# GPX brand ok?



## Trashman (Jan 1, 2006)

Does anybody have any experience with the GPX brand of video/audio electronics? I've noticed that Fry's has a GPX 5.1 surround DVD home theatre system on sale for $47. Are they as bad as the price leads some to believe (some, meaning my dad), or are they ok? I just broke my DVD player last night (which, thankfully, was a freebie) and want to get a cheap one that works, and the GPX branded ones often go on sale for cheap. Fry's had a "Black Friday" sale where they were selling a DVD player for $14.99. I would have bought one then, but unfortunately, I starting feeling a little sick, and decided not to go (arggh). I think they often have these same ones on sale for between $20 and $40. I just need something that will play, and something that will show the subtitles.


----------



## wylde21 (Jan 6, 2006)

GPX is a lower price point brand. Quality is relative. Generally, I would say that GPX is not as good a brand as Phillips, Panasonic, or JVC (to name a few), but more in line with Radio Shack's Optima brand. Should be fine as long as you don't expect the best quaility and features.


----------



## larrymz3 (Jan 6, 2006)

GPX is not very high quality.


----------



## Trashman (Jan 6, 2006)

Well, I saw this sale on "Cyperhome" DVD players at Best Buy -- $39.99 -$10 rebate, so, eventually, $29.99. The poor thing didn't even work when I got it home! I returned it immediately. The following day my dad surprised me by buying me a Toshiba from Costco for $79.99. So, I guess I lucked out, although I think it would have been just as good for him to have gotten me the $44 Toshiba that they also had. I have a feeling much of the price of the one he bought is wrapped up in the HDMI capability (cable included), which I have no use for. In fact, I'm still not completely sure what it is. I'm guessing it is just a high quality signal used by Plasma TVs and the like.


----------



## geek (Jan 6, 2006)

My experience with GPX has been that it is the cheapest, crummiest, lousiest equipment available. If you gave me GPX equipment of any sort, it would go immediately on my cannibalize-for-parts pile.

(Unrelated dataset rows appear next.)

template <int TR, bool DB, bool INPLACE, int TROWS = kOvTileRows>
__device__ __forceinline__ void ov_tiles(const OvBuffers& B, const double* __restrict__ fcol,
                                         const double* __restrict__ prow, int ld, int R, int Rp,
                                         int G, int lp, int static_tile, int avoid,
                                         bool write_ctl = true, int sweeps_done = -1,
                                         int wait_heads = -1, int hint_xcc = -1) {
    static_assert(TROWS % TR == 0 && (!DB || TROWS % (2 * TR) == 0) && TROWS <= 64,
                  "tile rows: a multiple of the chunks in flight, and one bit each in prmask");
    __shared__ int s_tile;
    const bool first_wg = ((int)blockIdx.x == G);
    if (first_wg && threadIdx.x == 0 && sweeps_done >= 0)
        __hip_atomic_store(B.sflag, (unsigned)sweeps_done, __ATOMIC_RELAXED,
                           __HIP_MEMORY_SCOPE_AGENT);
    if (first_wg && threadIdx.x == 0 && !INPLACE && B.dbg)
        B.dbg[kOvDbgLaunch + 8 * (wait_heads > 0 ? (wait_heads & 7)
                                                  : (int)((B.ctl[lp].applied / 16 + 1) & 7)) + 4] = ov_now();
    if (wait_heads > 0) {
        if (threadIdx.x == 0) {
            int go = 0;
            const unsigned* word =
                B.sflag + (size_t)(1 + ((int)blockIdx.x & (kOvDoneCopies - 1))) * kOvDoneStride;
            auto ready = [&]() {
                return __hip_atomic_load(word, __ATOMIC_RELAXED, __HIP_MEMORY_SCOPE_AGENT) >=
                       (unsigned)wait_heads;
            };
            if (!first_wg && hint_xcc >= 0 && (int)ov_xcc_id() == hint_xcc) {
                go = 0;
            } else if (ready()) {
                go = 1;
            } else {
                go = -1;
                for (unsigned spins = 0; spins < kOvSpinMax; ++spins) {
                    __builtin_amdgcn_s_sleep(8);
                    if (ready()) {
                        go = 1;
                        break;
                    }
                }
                if (go < 0)
                    __hip_atomic_store(B.sflag + 3, 1u, __ATOMIC_RELAXED, __HIP_MEMORY_SCOPE_AGENT);
            }
            s_tile = go;
        }
        __syncthreads();
        const int go = s_tile;
        __syncthreads();
        if (go <= 0) return;
        if (first_wg && threadIdx.x == 0 && B.dbg) B.dbg[kOvDbgLaunch + 8 * (wait_heads & 7) + 5] = ov_now();
        if (!(hint_xcc >= 0 && (int)ov_xcc_id() == hint_xcc))
            __builtin_amdgcn_fence(__ATOMIC_ACQUIRE, "agent");
        __builtin_amdgcn_s_dcache_inv();
    }
    const OvCtl* ci = B.ctl + lp;
    const int K = (ci->status == kRunning) ? ci->kdone : 0;
    const int cur = ci->cur;
    if (first_wg && threadIdx.x == 0) {
        OvCtl* co = B.ctl + (lp ^ 1);
        if (write_ctl) {
            co->applied = ci->applied + K;
            co->cur = (K > 0 && !INPLACE) ? (cur ^ 1) : cur;
            co->sweep = ci->sweep ^ 1;
        }
        B.tileq[lp ^ 1] = 0u;
        if (INPLACE) {
            co->status = ci->status;
            co->pending = ci->pending;
            co->kdone = 0;
            co->slot = ci->slot;
            co->staged = ci->staged;
            co->max_iter = ci->max_iter;
            co->log_cap = ci->log_cap;
            co->error = ci->error;
            co->head_xcc = ci->head_xcc;
            B.bar[lp ^ 1] = 0u;
        }
    }
    if (K <= 0) return;
    const int sa = ci->slot;
    const double* __restrict__ fc = fcol + (size_t)sa * kOvMax * Rp;
    const ov_v2d* __restrict__ prow2 =
        reinterpret_cast<const ov_v2d*>(prow + (size_t)sa * kOvMax * ld);
    if (static_tile >= 0) {
        ov_one_tile<TR, DB, INPLACE, TROWS>(B, ci, fc, prow2, static_tile, ld, R, Rp, K, cur);
        return;
    }
    const int ld2 = ld >> 1;
    const int ntiles = ((ld2 + kOvNT - 1) / kOvNT) * ((R + TROWS - 1) / TROWS);
    constexpr bool kHalfTail = (TROWS / 2) % TR == 0 && TROWS == kOvTileRows && (LPR_OV_DIAG & 256) == 0;
#ifndef LPR_OV_TAIL_DIV
#define LPR_OV_TAIL_DIV 4
#endif
    const int tsplit = kHalfTail ? (ntiles - ntiles / LPR_OV_TAIL_DIV) : ntiles;
    const int qtiles = tsplit + 2 * (ntiles - tsplit);
    const bool heads_beside = !INPLACE && avoid > 0 && ci->status == kRunning &&
                              ci->pending == kRunning;
    const unsigned my_xcc = ov_xcc_id();
    if (heads_beside && avoid > 1 && ci->head_xcc == (int)my_xcc) return;
    const unsigned xepoch = (unsigned)(ci->staged + 1);
    for (;;) {
        if (threadIdx.x == 0) {
            int tile = -1;
            if (heads_beside) {
                const unsigned long long v =
                    __hip_atomic_load(B.hx, __ATOMIC_RELAXED, __HIP_MEMORY_SCOPE_AGENT);
                if ((unsigned)(v >> 32) == xepoch && ((unsigned)v & 0x1ffu) == (0x100u | my_xcc))
                    tile = qtiles;
            }
            if (tile < 0)
                tile = (int)__hip_atomic_fetch_add(B.tileq + lp, 1u, __ATOMIC_RELAXED,
                                                   __HIP_MEMORY_SCOPE_AGENT);
            s_tile = tile;
        }
        __syncthreads();
        const int tile = s_tile;
        __syncthreads();
        if (tile >= qtiles) return;
        if (tile < tsplit) {
            ov_one_tile<TR, DB, INPLACE, TROWS>(B, ci, fc, prow2, tile, ld, R, Rp, K, cur);
        } else {
            const int u = tile - tsplit;
            ov_one_tile<TR, false, INPLACE, TROWS / 2>(B, ci, fc, prow2, tsplit + (u >> 1), ld, R, Rp,
                                                       K, cur, TROWS, (u & 1) * (TROWS / 2));
        }
    }
}

template <int TR, bool DB>
__global__ __launch_bounds__(kOvNT) void k_ov_step(const OvBuffers B,
                                                   const double* __restrict__ fcol_ro,
                                                   const double* __restrict__ prow_ro, int ld,
                                                   int R, int C, int Rp, int K, int G, int lp) {
    if ((int)blockIdx.x < G)
        ov_heads<kOvNT>(B, ld, R, C, Rp, K, G, lp, false);
    else
        ov_tiles<TR, DB, false>(B, fcol_ro, prow_ro, ld, R, Rp, G, lp, (int)blockIdx.x - G, 0);
}

template <int NT, bool STAMP>
__global__ __launch_bounds__(NT) void k_ov2_heads(const OvBuffers B, int ld, int R, int C, int Rp,
                                                  int K, int G, int lp, int spread, int no_l2,
                                                  int wait_sweeps, int heads_done) {
    ov_heads_rich<NT, STAMP>(B, ld, R, C, Rp, K, G, lp, false, spread, no_l2, wait_sweeps,
                             heads_done);
}



template <int TR, bool DB>
__global__ __launch_bounds__(kOvNT) void k_ov2_sweep(const OvBuffers B,
                                                     const double* __restrict__ fcol_ro,
                                                     const double* __restrict__ prow_ro, int ld,
                                                     int R, int Rp, int lp, int avoid,
                                                     int write_ctl, int sweeps_done,
                                                     int wait_heads, int hint_xcc) {
    ov_tiles<TR, DB, false>(B, fcol_ro, prow_ro, ld, R, Rp, 0, lp, -1, avoid, write_ctl != 0,
                            sweeps_done, wait_heads, hint_xcc);
}

template <int NT, bool STAMP>
__global__ __launch_bounds__(NT) void k_ov_heads(const OvBuffers B, int ld, int R, int C, int Rp,
                                                 int K, int G, int spread, int no_l2) {
    ov_heads_rich<NT, STAMP>(B, ld, R, C, Rp, K, G, 0, true, spread, no_l2, -1);
}

template <int TR, bool DB, int TROWS = kOvTileRows>
__global__ __launch_bounds__(kOvNT) void k_ov_sweep(const OvBuffers B,
                                                    const double* __restrict__ fcol_ro,
                                                    const double* __restrict__ prow_ro, int ld,
                                                    int R, int Rp) {
    ov_tiles<TR, DB, true, TROWS>(B, fcol_ro, prow_ro, ld, R, Rp, 0, 1, (int)blockIdx.x, 0);
}

}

Despite its reputation, I've found Radio Shack's Optima brand to be surprisingly decent. A high school friend of mine bought an Optima add-on CD player for his car. It would not skip, ever - you could literally hit it with a hammer and it would not skip. At one point, he accidentally connected it to power backwards. Wisps of smoke came out of the CD slot and we were both sure it was boned. Nope - it still worked great!


----------



## AJ_Dual (Jan 6, 2006)

Radio Shack brands Optimus, Archer, Realistic etc. Are an odd lot.

I guess it depends on where they're getting the OEM stuff from. Some of it is of amazing quality, some is junk. Although most "RatShack" brands are better than most people think IMO.

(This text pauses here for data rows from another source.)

__device__ __forceinline__ void warp_fix(WarpCount& c, float d, uint32_t g) {
  const uint32_t ce = c.cell[warp_cell_index(d, c.lo, c.scale, c.top)];
  if (!(ce & 1u)) return;
  const int tent = (int)(ce >> 7), n = (int)((ce >> 1) & 63u) + 1;
  const uint64_t pe = pack_key(d, g + c.g_offset);
  const uint32_t ke = (uint32_t)(pe >> 32);
  int b = tent, same = 0;
  bool is_thr = false;
#pragma unroll 1
  for (int j = tent; j < tent + n; ++j) {
    const uint64_t t = c.T[j];
    b += (t < pe);
    same += ((uint32_t)(t >> 32) == ke);
    is_thr |= (t == pe);
  }
  if (!is_thr) c.ties += same;
  if (b != tent) {
    warp_bump(c, (uint32_t)tent << 7, -1);
    warp_bump(c, (uint32_t)b << 7, 1);
  }
}

__device__ __forceinline__ void warp_visit8(WarpCount& c, const float4& u, const float4& v, uint32_t& mask) {
  const float d[8] = {u.x, u.y, u.z, u.w, v.x, v.y, v.z, v.w};
  uint32_t ce[8];
#pragma unroll
  for (int e = 0; e < 8; ++e) ce[e] = c.cell[warp_cell_index(d[e], c.lo, c.scale, c.top)];
#pragma unroll
  for (int e = 0; e < 8; ++e) {
    warp_bump(c, ce[e] & 0xFF80u, 1);
    mask = mask * 2u + (ce[e] & 1u);
  }
}

__device__ __forceinline__ void warp_count_stream(WarpCount& c, int G, int lane, int wq, int team) {
  const float* __restrict__ row = c.row;
  const uintptr_t addr = reinterpret_cast<uintptr_t>(row);
  int head = (int)(((16 - (addr & 15)) & 15) >> 2);
  if (head > G) head = G;
  const int nvec = (G - head) >> 2;
  const float4* rv = reinterpret_cast<const float4*>(row + head);
  const int S = 32 * team, t0 = wq * 32 + lane;
  auto one = [&](int g) {
    const float d = row[g];
    const uint32_t ce = c.cell[warp_cell_index(d, c.lo, c.scale, c.top)];
    warp_bump(c, ce & 0xFF80u, 1);
    if (ce & 1u) warp_fix(c, d, (uint32_t)g);
  };
  for (int g = t0; g < head; g += S) one(g);
  int i = t0;
  bool have = i + 3 * S < nvec;
  float4 a0, a1, a2, a3;
  if (have) { a0 = __ldg(rv + i); a1 = __ldg(rv + i + S); a2 = __ldg(rv + i + 2 * S); a3 = __ldg(rv + i + 3 * S); }
  while (have) {
    const int in = i + 4 * S;
    const bool more = in + 3 * S < nvec;
    float4 n0 = a0, n1 = a1, n2 = a2, n3 = a3;
    if (more) { n0 = __ldg(rv + in); n1 = __ldg(rv + in + S); n2 = __ldg(rv + in + 2 * S); n3 = __ldg(rv + in + 3 * S); }
    uint32_t mask = 0;
    warp_visit8(c, a0, a1, mask);
    warp_visit8(c, a2, a3, mask);
#pragma unroll 1
    while (mask) {
      const int bit = 31 - __clz(mask);
      mask &= ~(1u << bit);
      const int e = 15 - bit;
      const int g = head + 4 * (i + (e >> 2) * S) + (e & 3);
      warp_fix(c, __ldg(row + g), (uint32_t)g);
    }
    a0 = n0; a1 = n1; a2 = n2; a3 = n3;
    i = in;
    have = more;
  }
  for (; i < nvec; i += S) {
    const int g0 = head + 4 * i;
    one(g0); one(g0 + 1); one(g0 + 2); one(g0 + 3);
  }
  for (int g = head + 4 * nvec + t0; g < G; g += S) one(g);
}

struct CountRow {
  int32_t* local;
  const PeerView* pv;
  int64_t slot_row;
  __device__ __forceinline__ void put(int idx, int32_t v) const {
    if (pv->shards == 0) { local[idx] = v; return; }
    for (int p = 0; p < pv->shards; ++p) reinterpret_cast<int32_t*>(pv->base[p] + pv->off_cnt)[slot_row + idx] = v;
  }
};
__device__ __forceinline__ CountRow count_row(int32_t* counts, int64_t q, int stride, const PeerView& pv) {
  CountRow r;
  r.local = counts ? counts + q * stride : nullptr;
  r.pv = &pv;
  r.slot_row = ((int64_t)pv.my * pv.Qb + q) * stride;
  return r;
}

constexpr int kWarpQ = 8;
constexpr int kCountTeamDefault = 1;
constexpr int kWarpRmax = 128;
struct WarpMisc { float lo, scale, top; int R, use_lut, ties; uint32_t kmax; int pad; };
__host__ __device__ inline int warp_smem_per_query(int rmax, int wpq) {
  return ((rmax * 8 + (rmax + 2) * 4 + (kLutCells + 4) * 2 + 32 + wpq * (rmax + 2) * 32 * 4) + 15) & ~15;
}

GPX is a low-tier brand. I allways associate them with "fake" component stereo systems. You know, the cheap ones for teens that are molded in the front to look like individual stacked components, but are just one big plywood box in back. 

Although, I have to admit, all the DVD players in our house are Apex cheapies bought when DVD players hit new price-point lows. Although I made it a point to buy Apex for our first player because it was a model for which you can "hack" it by burning firmware off the Internet to CD to turn off the copy-protection, and make the player "regionless". The second was an Apex just because it happened to be the $28 special at Wal-Mart that week. 

Sometimes 90% of the functionality for 1/4 the price is a strong inducment.


----------



## Skyclad01 (Jan 6, 2006)

I must be the odd one of the bunch. But all my experience with GPX has been quite good. My friends sister had a GPX radio, and for a cheap brand, the sound it got was high quality - very crisp and clear. I've had a GPX walkman and that was of good quality and sound for the price as well. I use the word "had" because that was over 5 + years ago. although in all that time, neither I nor my friends sister have had any problems with our GPX.

Currently my mom has a GPX CD player boombox, and I have used it outside when doing yardwork. And GPX's quality has still stood the test of time. The sound is just as crisp and clear. It plays CD's well and the digital tuner is excellent. For me, GPX is the best of the no name brands for those on a budget that want quality.

I'm sorry that others on this thread have had such bad experiences with GPX. But for me, its a great budget product. Though, I may be the rule to the exception. :shrug:


----------



## CLHC (Jan 6, 2006)

Isn't *GPX* kind of like Walmart's *Durabrand* of electronics? Or am I associating this with another company?


----------